El panorama fue muy distinto para las dos jóvenes halladas en Cerro Esmeralda.

Durante décadas algunos investigadores sostuvieron que ambas habían sido estranguladas debido a unas marcas lineales visibles en el cuello. Sin embargo, la nueva tomografía mostró que el hueso hioides permanecía intacto y en su posición anatómica normal, sin fracturas ni desplazamientos compatibles con una muerte por estrangulación. Además, las supuestas marcas de ligaduras corresponden con mayor probabilidad a la presión ejercida por textiles o prendas de vestir durante el prolongado proceso de momificación natural.

Los investigadores también descubrieron que ambas momias habían sufrido importantes alteraciones tras su descubrimiento. Las autopsias realizadas décadas atrás, junto con los daños ocasionados durante la recuperación arqueológica, destruyeron parte de las evidencias originales, impidiendo establecer con certeza la causa exacta de la muerte.
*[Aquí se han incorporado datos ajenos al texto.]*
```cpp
// ... 519 lines not shown
  explicit Context(int sr) : sampleRate(sr) {}
  ~Context();
  void init_device(int device);
  void* dalloc(size_t bytes);
  void dfree(void* p, size_t bytes);
  void ensure(DevArena& a, size_t bytes);
  float* dallocSkewed(size_t bytes, void** base, size_t* total);
  int persistentBuffer(const float* p, int64_t n);
  struct BufSpan { const float* lo; const float* hi; int id; };
  std::vector<BufSpan> bufSpans;
  uint64_t bufVersion = 1, bufSpansVersion = 0;
  bool coarseExtHist = true;
  bool coarseMfma = true;
  bool coarseWide = true;
  bool gainFold = true;
  bool gainPassThrough = true;
  int biquadTimeSplit = 1;
  int64_t biquadSplitMinFrames = 16384;
  struct BqTransition { std::vector<float> key; std::vector<float> M; };
  std::unordered_map<uint64_t, std::vector<std::pair<std::vector<float>, double>>> bqDeviations;
  double biquadDeviation(const float* coefs, int nsec);
  std::unordered_map<uint64_t, std::vector<BqTransition>> bqTransitions;
  const BqTransition& biquadTransition(const float* coefs, int nsec, int64_t K);
  double biquadSplitMaxDeviation = 2.5e-6;
  std::vector<float*> bqSplitBlocks;
  size_t bqSplitUsed = 0;
  static constexpr size_t kBqSplitBlock = (size_t)4 << 20;
  float* bqSplitAlloc(size_t floats);
  unsigned skewSeq = 0;

  void executeOrPost(std::function<void()> cmd);
  void post(std::function<void()> cmd);
  void drain();

  NodeS* node(int id);
  ParamS* param(int node, int p);
  PlayBuf* buffer(int id);
  std::vector<int> releasedPending;
  int64_t chunksSinceGc = 0;
  void collectGarbage();
  InputS* inputOf(const InRef& r);

  void connectTo(int src, int out, InRef in);
  void disconnectFrom(int src, int out, InRef in);
  void outputDisconnectAll(int src, int out);
  void inputDisconnectAll(InRef in);
  void doDispose(int id);

  std::shared_ptr<IrSpectra> irSpectra(int bufId, bool normalize);
  void releaseConvState(NodeS& n);
  void refOrderSensitivity(const std::vector<int>& topo);
  bool ensureResampleSamples(Exec& ex, Resampler& rs, int64_t upto);
  bool rateModWalk = true;
  bool resampleFast = true;
  void assignConvPaths(const std::vector<int>& topo, int64_t chunkBlocks);
  hipStream_t copyStream = nullptr;
  bool hostCopyStream = false;
  hipEvent_t outReady[2] = {nullptr, nullptr}, outCopied[2] = {nullptr, nullptr};
  float* outStage[2] = {nullptr, nullptr};
  size_t outStageBytes[2] = {0, 0};
  bool outPending[2] = {false, false};
  int outCur = 0;
  void handOverToHost(const float* const* src, float* const* out, int channels, int64_t offset, int64_t frames);
  void waitHostCopies();
  hipStream_t stream2 = nullptr;
  hipEvent_t dGroupEv[8] = {nullptr, nullptr, nullptr, nullptr, nullptr, nullptr, nullptr, nullptr};
  hipEvent_t dJoinEv = nullptr;
  bool coarseOverlap = false;
  bool coarseTail = true;
  int convRefOrder = 1;
  double convRefMinDeviation = 2.5e-6;
  std::vector<char> refSensScratch;
  bool coarseTailPrivate = false;
  bool coarseCarry = true;
  bool coarseLong = true;
  bool coarsePremix = true;
  void ensureOverlapStream();
  void noteKernel(int kind, const char* name) {
    if (kind < 0 || kind >= 16 || !name || !*name) return;
    std::strncpy(stats.stage_kernel[kind], name, sizeof(stats.stage_kernel[kind]) - 1);
  }
  struct ExtraProf { hipEvent_t e0, e1; int kind; double bytes; };
  std::vector<ExtraProf> extraProf;
  std::vector<std::vector<NodeSeg>> segNodePool;
  std::vector<std::vector<Views>> viewsPool;
  DevArena coarseM;
  DevArena coarseX, coarseY;
  float2* coarseTw = nullptr;
  const float2* coarseTwab();
  float2* tw16pw = nullptr;
  const float2* twiddles16pw();
  void ensureCoarseSpectra(IrSpectra& ir);
  void planCoarseFusion(const std::vector<int>& topo, const std::vector<Segment>& segs);
  uint64_t fusionKey = 0;
  bool fusionKeyValid = false;
  void aliasBusToLeader(ChunkRun& r);
  ConvRowRef addGroupRow(const std::shared_ptr<IrSpectra>& ir, int ch, int depth, int nodeId);
  void ensureGroupState(ConvGroup& g);
  const float2* twiddlesC(int N2);
  const float2* twiddles16(int N2);
  std::map<int, float2*> tw16;
  bool useRadix16 = true;
  bool useCoarse = true;
  int64_t coarseMinBlocks = 256;
  int debugTconvN2 = 0;
  const float2* ensureTapSpectra(IrSpectra& ir, int N2);
  struct TconvLaunch { int N2, tbase, nseg; };
  std::vector<TconvLaunch> tconvPlan(int nblocks, int P) const;
  bool fft64 = false;
  bool useTimeFft = true;
  void updateBiquadCoefficients(NodeS& n, float frequency, float q, float gain);

  void render(float* const* out, int channels, int64_t frames, int64_t start, bool deviceOut);
  void runChunk(int64_t nblocks, float* const* bus);
  void runChunkImpl(int64_t nblocks, float* const* bus);
  void chunkTopology(ChunkRun& r);
  void chunkSimulate(ChunkRun& r);
  void chunkResources(ChunkRun& r);
  void chunkParamCurves(ChunkRun& r);
  void chunkConvScratch(ChunkRun& r);
  void chunkPlanNodes(ChunkRun& r, int depth);
  void planConstantSource(NodePlanCtx& k);
  void planOscillator(NodePlanCtx& k);
  void planDelay(NodePlanCtx& k);
  void planStereoPanner(NodePlanCtx& k);
  void planSpatialPanner(NodePlanCtx& k);
  void spatialGeometry(const NodeS& nd, const float* pv, int D, NodeS::SpatialPrev& out) const;
  float spatialParamAt(const NodeS& nd, int p, double t) const;
  float listener[12] = {0, 0, 0, 1, 0, 0, 0, 1, 0, 0, 0, -1};
  bool topoHasSpatial = false;
  void planBufferSource(NodePlanCtx& k);
  void planStreamSource(NodePlanCtx& k);
  void planGain(NodePlanCtx& k);
  void planBiquad(NodePlanCtx& k);
  void chunkPlanConvolvers(ChunkRun& r, int depth);
  void planConvolversShared(ChunkRun& r, int depth, ConvPlanCtx& k);
  void planConvolversPrivate(ChunkRun& r, int depth, ConvPlanCtx& k, bool refOrder);
  void chunkDelayCommit(ChunkRun& r);
  void chunkStaleSeed(ChunkRun& r);
  void chunkStaleCommit(ChunkRun& r);
  void chunkExecute(ChunkRun& r);
  void chunkCommit(ChunkRun& r);
  void chunkRetire(ChunkRun& r);
  void runTwoStageChunk(ChunkRun& r);
  void chunkRateProbe(ChunkRun& r);
  std::vector<std::pair<int, int>> topoRateMods;
  std::vector<char> rateCone;
  uint64_t rateModsVersion = ~0ull;
  void* rateModDev = nullptr;
  size_t rateModDevBytes = 0;
  void* rateModHost = nullptr;
  size_t rateModHostBytes = 0;
  void ensureBiquadState(NodeS& bn);
  void streamReplay(NodeS& s, int64_t nblocks, const std::vector<double>& bt, bool commit);
  void streamFlushToProcessed(NodeS& s);
  bool faulted = false;
  std::string faultMsg;
  int chunkPhase = 0;

  void* comm = nullptr;
  int commRanks = 0, commRank = 0;
  float* reduceBuf = nullptr;
  size_t reduceBytes = 0;
  bool commDead = false;
  double commTimeoutS = 120.0;
  void commInit(const void* id, int nRanks, int rank);
// ... 67 lines not shown
```

graphaudio_amd/csrc/ga_kernels.hpp:

```cpp
#pragma once
#include <hip/hip_runtime.h>
#include <stdint.h>
#include <stdlib.h>

namespace ga {

[[noreturn]] void launch_fail(const char* what);

#ifdef GA_EXPERIMENTS
inline const char* expenv(const char* name) { return getenv(name); }
#else
inline const char* expenv(const char*) { return nullptr; }
#endif

constexpr int kBlock = 128;
constexpr int kBins = 129;

struct ConvPlanes {
  float* xr;
  float* xi;
  float* yr;
  float* yi;
  int tx;
  int ty;
// ... 57 lines not shown
  int x;
  int y0;
  int ncol;
  int P;
  const float2* hs[16];
};
void launch_tap_spectra(hipStream_t s, float2* hs, const float* hr, const float* hi, int nch, int P, int N2, const float2* tw);
void launch_tconv(hipStream_t s, const ConvSetC* sets_dev, int nsets, int nblocks, int hist, ConvPlanesB pl, int N2, const float2* tw,
                  int nseg);
void launch_tconv16(hipStream_t s, const ConvSetC* sets_dev, int nsets, int nblocks, int hist, ConvPlanesB pl, int N2, const float2* tw16,
                    int nseg, int tbase);

constexpr int kCoarseBlock = 8192;
constexpr int kCoarseMaxP = 16;
constexpr int kCoarseMaxParts = 128;
constexpr int kCoarseJobTerms = 32;
constexpr int kCoarseSumJobBlocks(int columns) { return columns <= 2 ? 72 : 40; }
#ifndef GA_MAC_TW4
#define GA_MAC_TW4 4
#endif
constexpr int kCoarseJobBlocks(int columns) { return columns <= 2 ? 72 : (columns == 16 ? 32 : 8 * GA_MAC_TW4); }
constexpr double kCoarseTransformFlops = 2.0 * 3.0 * 256.0 * 200.0 + 2048.0 * 60.0;
constexpr int kCoarseBins = 8192;
struct CoarseXRow {
  const float* hist;
  const float* in;
  int64_t nvalid;
  int frame0;
  int n_frames;
  int u0;
  int hist_len;
  int flags;
  float scale;
  float* carry;
  int64_t carry_from;
};
struct CoarseHandOver {
  const float* src;
  float* dst;
  int64_t n;
};
struct CoarseTerm {
  int frame0;
  int pad_;
  const float2* h[16];
};
struct CoarseJob {
  int term0, n_terms;
  int P;
  int t0, n_t;
  int yrow0;
  int shared_h;
  int u_lo, u_hi;
  int pad_;
};
struct CoarseOut {
  float* out;
  int64_t nvalid;
  int y0, ny;
  const float* tail_in;
  float* tail_out;
  int64_t tail_len;
  int n_y;
  int pad_;
};
struct CoarseHistJob {
  const float* old_hist;
  const float* in;
  float* new_hist;
  int64_t hist_len, n;
};
struct PremixTerm {
  const float* in;
  float* carry;
};
struct PremixJob {
  float* out;
  int term0, nterms;
  int64_t n;
  int64_t carry_from;
  int flags;
  int pad_;
};
const char* launch_coarse_premix(hipStream_t s, const PremixJob* jobs_dev, int njobs, const PremixTerm* terms_dev, int64_t max_n);
const char* launch_coarse_fwd(hipStream_t s, const CoarseXRow* rows_dev, int nrows, int max_frames, int run, float2* X, const float2* tw16,
                       const float2* twab, const CoarseHandOver* handover_dev = nullptr, int n_handover = 0);
const char* launch_coarse_mac(hipStream_t s, const CoarseJob* jobs_dev, int njobs, const CoarseTerm* terms_dev, const float2* X, float2* Y,
                       int y_frames, int cw, int max_t, int maxP, bool any_private, int pb, bool matrix_cores = false);
const char* launch_coarse_inv(hipStream_t s, const CoarseOut* outs_dev, int nouts, int n_t, const int* ylist_dev, const float2* Y, int y_frames,
                       const float2* tw16, const float2* twab);
void launch_coarse_hist(hipStream_t s, const CoarseHistJob* jobs_dev, int njobs, int64_t max_len);
void launch_table_upload(hipStream_t s, void* dst, const void* src_pinned, size_t bytes);

struct MixJob {
  float* out;
  int term0;
  int nterms;
  int64_t f0;
  int64_t n;
  float* out2 = nullptr;
};
void launch_mix(hipStream_t s, const MixJob* jobs_dev, int njobs, const float* const* terms_dev, int64_t max_n, bool vec4, const float* gains_dev = nullptr,
                const float* const* curves_dev = nullptr);

void launch_mix_wide(hipStream_t s, const MixJob* jobs_dev, int njobs, const float* const* terms_dev, int64_t max_n, const float* gains_dev = nullptr,
                     const float* const* curves_dev = nullptr);
constexpr int kMixWideMinTerms = 256;

struct DownmixJob {
  float* out;
  int term0;
  int nch;
  float scale;
  int64_t f0;
  int64_t n;
};
void launch_downmix(hipStream_t s, const DownmixJob* jobs_dev, int njobs, const float* const* terms_dev, int64_t max_n, const float* gains_dev = nullptr);

struct GainJob {
  const float* in;
  float* out;
  const float* curve;
  const float* mod;
  float gain;
  float vmin, vmax;
  int64_t f0;
  int64_t n;
};
void launch_gain(hipStream_t s, const GainJob* jobs_dev, int njobs, int64_t max_n);

constexpr int kMaxBiquadSections = 8;
struct BiquadSection {
  float b0, b1, b2, a1, a2;
  float pad_;
  float* state;
};
struct BiquadJob {
  const float* in;
  float* out;
  int sec0;
  int nsec;
  int64_t f0;
  int64_t n;
  float* state;
  int twins = 1;
  int pad_ = 0;
};
void launch_biquad(hipStream_t s, const BiquadJob* jobs_dev, int njobs, const BiquadSection* secs_dev, int nsec);

struct BiquadScanJob {
  const float* in;
  float* out;
  uint64_t m_off;
  float* scratch;
  int sec0, nsec;
  int64_t f0, n;
  int twins = 1;
  int pad_ = 0;
};
void launch_biquad_split_expand(hipStream_t s, const BiquadScanJob* casc_dev, int ncasc, int G, int64_t K, BiquadJob* passA, BiquadJob* passB);
void launch_biquad_lanes(hipStream_t s, const BiquadJob* jobs_dev, int njobs, const BiquadSection* secs_dev, int nsec, bool state_only = false);
void launch_biquad_scan(hipStream_t s, const BiquadScanJob* casc_dev, int ncasc, int G, const BiquadSection* secs_dev, const uint8_t* tables, int nsec = 0);

struct BiquadDynState {
  float b0, b1, b2, a1, a2;
  int dirty;
  float w[64];
};
struct BiquadDynJob {
  const float* in[32];
  float* out[32];
  const float* fcurve;
  const float* qcurve;
  const float* gcurve;
// ... 285 lines not shown
```

graphaudio_amd/csrc/ga_plan_conv.cpp:

```cpp
#include "ga_chunk_internal.hpp"

namespace ga {
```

Por ello, el estudio concluye que, a diferencia del Niño del Cerro El Plomo, las causas del fallecimiento de las dos jóvenes de Cerro Esmeralda permanecen indeterminadas, y que actualmente no existe evidencia suficiente para afirmar que fueron estranguladas.

Figura 2. Individuos de Cerro Esmeralda.
( A ) Exhibición en el museo de CES-A y CES-B en el Museo Regional de Iquique antes de 2011. ( B ) Vista anterior de CES-A, una niña; el círculo rojo indica una perforación en el hipocondrio derecho. ( C ) Reconstrucción 3D de CES-A, vista anterior. ( D ) Primer plano de la perforación hipocondrial en CES-A. ( E ) Vista anterior de CES-B, una niña. ( F ) Reconstrucción 3D de CES-B, vista anterior. ( G ) Peinado de CES-A con tulmas; se obtuvieron muestras de radiocarbono de este contexto. ( H ) Peinado de CES-B con tulmas; se obtuvieron muestras de radiocarbono de este contexto. ( I y J ) Representación 3D del cráneo de CES-A con transparencia que muestra el desarrollo dental: ( I) vista anterior y ( J) vista lateral derecha. ( K ) Corte de TC de CES-A que muestra el hueso hioides, vista transversal. ( L ) Corte de TC de CES-B que muestra el hueso hioides, vista transversal. Créditos de las fotografías: (A) Archivo Administrativo, Museo Regional de Iquique–CORMUDESI; Fotografías [(B), (D), (E), (G) y (H)] de M. Alarcón, cortesía del Archivo Administrativo, Museo Regional de Iquique–CORMUDESI.

Una cronología que también cambia la historia del Tawantinsuyu

Las nuevas dataciones por radiocarbono indican que los tres individuos vivieron durante la consolidación del Imperio inca en los Andes meridionales, aproximadamente entre 1440 y 1480 d. C.. Estas fechas sitúan los rituales de Cerro Esmeralda y Cerro El Plomo en una etapa más temprana de la expansión imperial de lo que muchos arqueólogos habían propuesto anteriormente.

En conjunto, las evidencias indican que la Capacocha no fue un fenómeno aislado ni un acto exclusivamente religioso. Constituyó una sofisticada estrategia de integración política y espiritual mediante la cual el Tawantinsuyu consolidaba su autoridad sobre nuevos territorios. La peregrinación, la alimentación ritual, las ofrendas y, en algunos casos, la muerte violenta de los elegidos formaban parte de un mismo proceso destinado a fortalecer el vínculo entre las comunidades andinas, los apus y el Estado inca.